++++ Exercise inputs ++++
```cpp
int rgbl_extractor_get_level(rgbl_extractor* e, int frame, int level, int blurred, int with_border, uint8_t* dst,
                             int dst_stride) {
  if (!e || !dst || level < 0 || level >= e->L || frame < 0 || frame >= e->last_batch) {
    set_error("bad level/frame");
    return RGBL_ERR_INVALID;
  }
  RGBL_HIP(hipSetDevice(e->device));
  const LevelGeom& g = e->geom[level];
  const uint8_t* src;
  int pitch;
  if (blurred) { src = e->d_blur + (size_t)frame * e->pyr_frame + g.img_off; pitch = g.pitch; }
  else if (level == 0) { src = e->last_img0 + (size_t)frame * e->last_frame0; pitch = e->last_pitch0; }
  else { src = e->d_pyr + (size_t)frame * e->pyr_frame + g.img_off; pitch = g.pitch; }
  const int border = (with_border && !blurred) ? 19 : 0;
  RGBL_HIP(hipStreamSynchronize(e->stream));
  uint8_t* inner = dst + (size_t)border * dst_stride + border;
  {
    std::vector<uint8_t> tmp((size_t)pitch * (g.h - 1) + g.w);
    RGBL_HIP(hipMemcpyAsync(tmp.data(), src, tmp.size(), hipMemcpyDeviceToHost, e->stream));
    RGBL_HIP(hipStreamSynchronize(e->stream));
    for (int y = 0; y < g.h; ++y) memcpy(inner + (size_t)y * dst_stride, tmp.data() + (size_t)y * pitch, g.w);
  }
  if (border) {
    auto refl = [](int p, int len) { while (p < 0 || p >= len) p = p < 0 ? -p : 2 * (len - 1) - p; return p; };
    for (int y = 0; y < g.h; ++y) {
      uint8_t* row = inner + (size_t)y * dst_stride;
      for (int x = 1; x <= border; ++x) { row[-x] = row[refl(-x, g.w)]; row[g.w - 1 + x] = row[refl(g.w - 1 + x, g.w)]; }
    }
    for (int y = 1; y <= border; ++y) {
      memcpy(inner + (ptrdiff_t)(-y) * dst_stride - border, inner + (ptrdiff_t)refl(-y, g.h) * dst_stride - border, g.w + 2 * border);
      memcpy(inner + (ptrdiff_t)(g.h - 1 + y) * dst_stride - border, inner + (ptrdiff_t)refl(g.h - 1 + y, g.h) * dst_stride - border,
             g.w + 2 * border);
    }
  }
  return RGBL_OK;
}

int rgbl_extractor_get_candidates(rgbl_extractor* e, int frame, int level, rgbl_keypoint* out, int cap, int* out_n) {
  if (!e || level < 0 || level >= e->L || frame < 0 || frame >= e->last_batch || !out_n) {
    set_error("bad level/frame");
    return RGBL_ERR_INVALID;
  }
  RGBL_HIP(hipSetDevice(e->device));
  RGBL_HIP(hipStreamSynchronize(e->stream));
  const LevelGeom& g = e->geom[level];
  auto emit = [&](uint32_t key, int n) {
    if (out && n < cap) {
      rgbl_keypoint kp;
      kp.x = (float)(key & 0xfff); kp.y = (float)((key >> 12) & 0xfff); kp.size = 7.f; kp.angle = -1.f;
      kp.response = (float)(key >> 24); kp.octave = 0; kp.class_id = -1;
      out[n] = kp;
    }
  };
  int n = 0;
  if (e->dense) {
    uint32_t C = 0;
    RGBL_HIP(hipMemcpy(&C, e->d_levelcnt + ((size_t)e->cfg.max_batch + frame) * e->L + level, sizeof(uint32_t), hipMemcpyDeviceToHost));
    C = std::min(C, g.key_cap);
    std::vector<uint32_t> keys(C);
    if (C) RGBL_HIP(hipMemcpy(keys.data(), e->d_keys_a + (size_t)frame * e->keys_frame + g.key_off, sizeof(uint32_t) * C, hipMemcpyDeviceToHost));
    auto order = [&](uint32_t key) {
      const uint32_t x = (key & 0xfff) - 3u, y = ((key >> 12) & 0xfff) - 3u;
      const uint32_t col = x / (uint32_t)g.w_cell, row = y / (uint32_t)g.h_cell;
      return ((unsigned long long)(row * (uint32_t)g.n_cols + col) << 14) | ((y - row * g.h_cell) << 7) | (x - col * g.w_cell);
    };
// ... 297 lines not shown
```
++++
Return the lines above exactly, keeping every word.

**Exercise result**.
```cpp
int rgbl_extractor_get_level(rgbl_extractor* e, int frame, int level, int blurred, int with_border, uint8_t* dst,
                             int dst_stride) {
  if (!e || !dst || level < 0 || level >= e->L || frame < 0 || frame >= e->last_batch) {
    set_error("bad level/frame");
    return RGBL_ERR_INVALID;
  }
  RGBL_HIP(hipSetDevice(e->device));
  const LevelGeom& g = e->geom[level];
  const uint8_t* src;
  int pitch;
  if (blurred) { src = e->d_blur + (size_t)frame * e->pyr_frame + g.img_off; pitch = g.pitch; }
  else if (level == 0) { src = e->last_img0 + (size_t)frame * e->last_frame0; pitch = e->last_pitch0; }
  else { src = e->d_pyr + (size_t)frame * e->pyr_frame + g.img_off; pitch = g.pitch; }
  const int border = (with_border && !blurred) ? 19 : 0;
  RGBL_HIP(hipStreamSynchronize(e->stream));
  uint8_t* inner = dst + (size_t)border * dst_stride + border;
  {
    std::vector<uint8_t> tmp((size_t)pitch * (g.h - 1) + g.w);
    RGBL_HIP(hipMemcpyAsync(tmp.data(), src, tmp.size(), hipMemcpyDeviceToHost, e->stream));
    RGBL_HIP(hipStreamSynchronize(e->stream));
    for (int y = 0; y < g.h; ++y) memcpy(inner + (size_t)y * dst_stride, tmp.data() + (size_t)y * pitch, g.w);
  }
  if (border) {
    auto refl = [](int p, int len) { while (p < 0 || p >= len) p = p < 0 ? -p : 2 * (len - 1) - p; return p; };
    for (int y = 0; y < g.h; ++y) {
      uint8_t* row = inner + (size_t)y * dst_stride;
      for (int x = 1; x <= border; ++x) { row[-x] = row[refl(-x, g.w)]; row[g.w - 1 + x] = row[refl(g.w - 1 + x, g.w)]; }
    }
    for (int y = 1; y <= border; ++y) {
      memcpy(inner + (ptrdiff_t)(-y) * dst_stride - border, inner + (ptrdiff_t)refl(-y, g.h) * dst_stride - border, g.w + 2 * border);
      memcpy(inner + (ptrdiff_t)(g.h - 1 + y) * dst_stride - border, inner + (ptrdiff_t)refl(g.h - 1 + y, g.h) * dst_stride - border,
             g.w + 2 * border);
    }
  }
  return RGBL_OK;
}

int rgbl_extractor_get_candidates(rgbl_extractor* e, int frame, int level, rgbl_keypoint* out, int cap, int* out_n) {
  if (!e || level < 0 || level >= e->L || frame < 0 || frame >= e->last_batch || !out_n) {
    set_error("bad level/frame");
    return RGBL_ERR_INVALID;
  }
  RGBL_HIP(hipSetDevice(e->device));
  RGBL_HIP(hipStreamSynchronize(e->stream));
  const LevelGeom& g = e->geom[level];
  auto emit = [&](uint32_t key, int n) {
    if (out && n < cap) {
      rgbl_keypoint kp;
      kp.x = (float)(key & 0xfff); kp.y = (float)((key >> 12) & 0xfff); kp.size = 7.f; kp.angle = -1.f;
      kp.response = (float)(key >> 24); kp.octave = 0; kp.class_id = -1;
      out[n] = kp;
    }
  };
  int n = 0;
  if (e->dense) {
    uint32_t C = 0;
    RGBL_HIP(hipMemcpy(&C, e->d_levelcnt + ((size_t)e->cfg.max_batch + frame) * e->L + level, sizeof(uint32_t), hipMemcpyDeviceToHost));
    C = std::min(C, g.key_cap);
    std::vector<uint32_t> keys(C);
    if (C) RGBL_HIP(hipMemcpy(keys.data(), e->d_keys_a + (size_t)frame * e->keys_frame + g.key_off, sizeof(uint32_t) * C, hipMemcpyDeviceToHost));
    auto order = [&](uint32_t key) {
      const uint32_t x = (key & 0xfff) - 3u, y = ((key >> 12) & 0xfff) - 3u;
      const uint32_t col = x / (uint32_t)g.w_cell, row = y / (uint32_t)g.h_cell;
      return ((unsigned long long)(row * (uint32_t)g.n_cols + col) << 14) | ((y - row * g.h_cell) << 7) | (x - col * g.w_cell);
    };
// ... 297 lines not shown
```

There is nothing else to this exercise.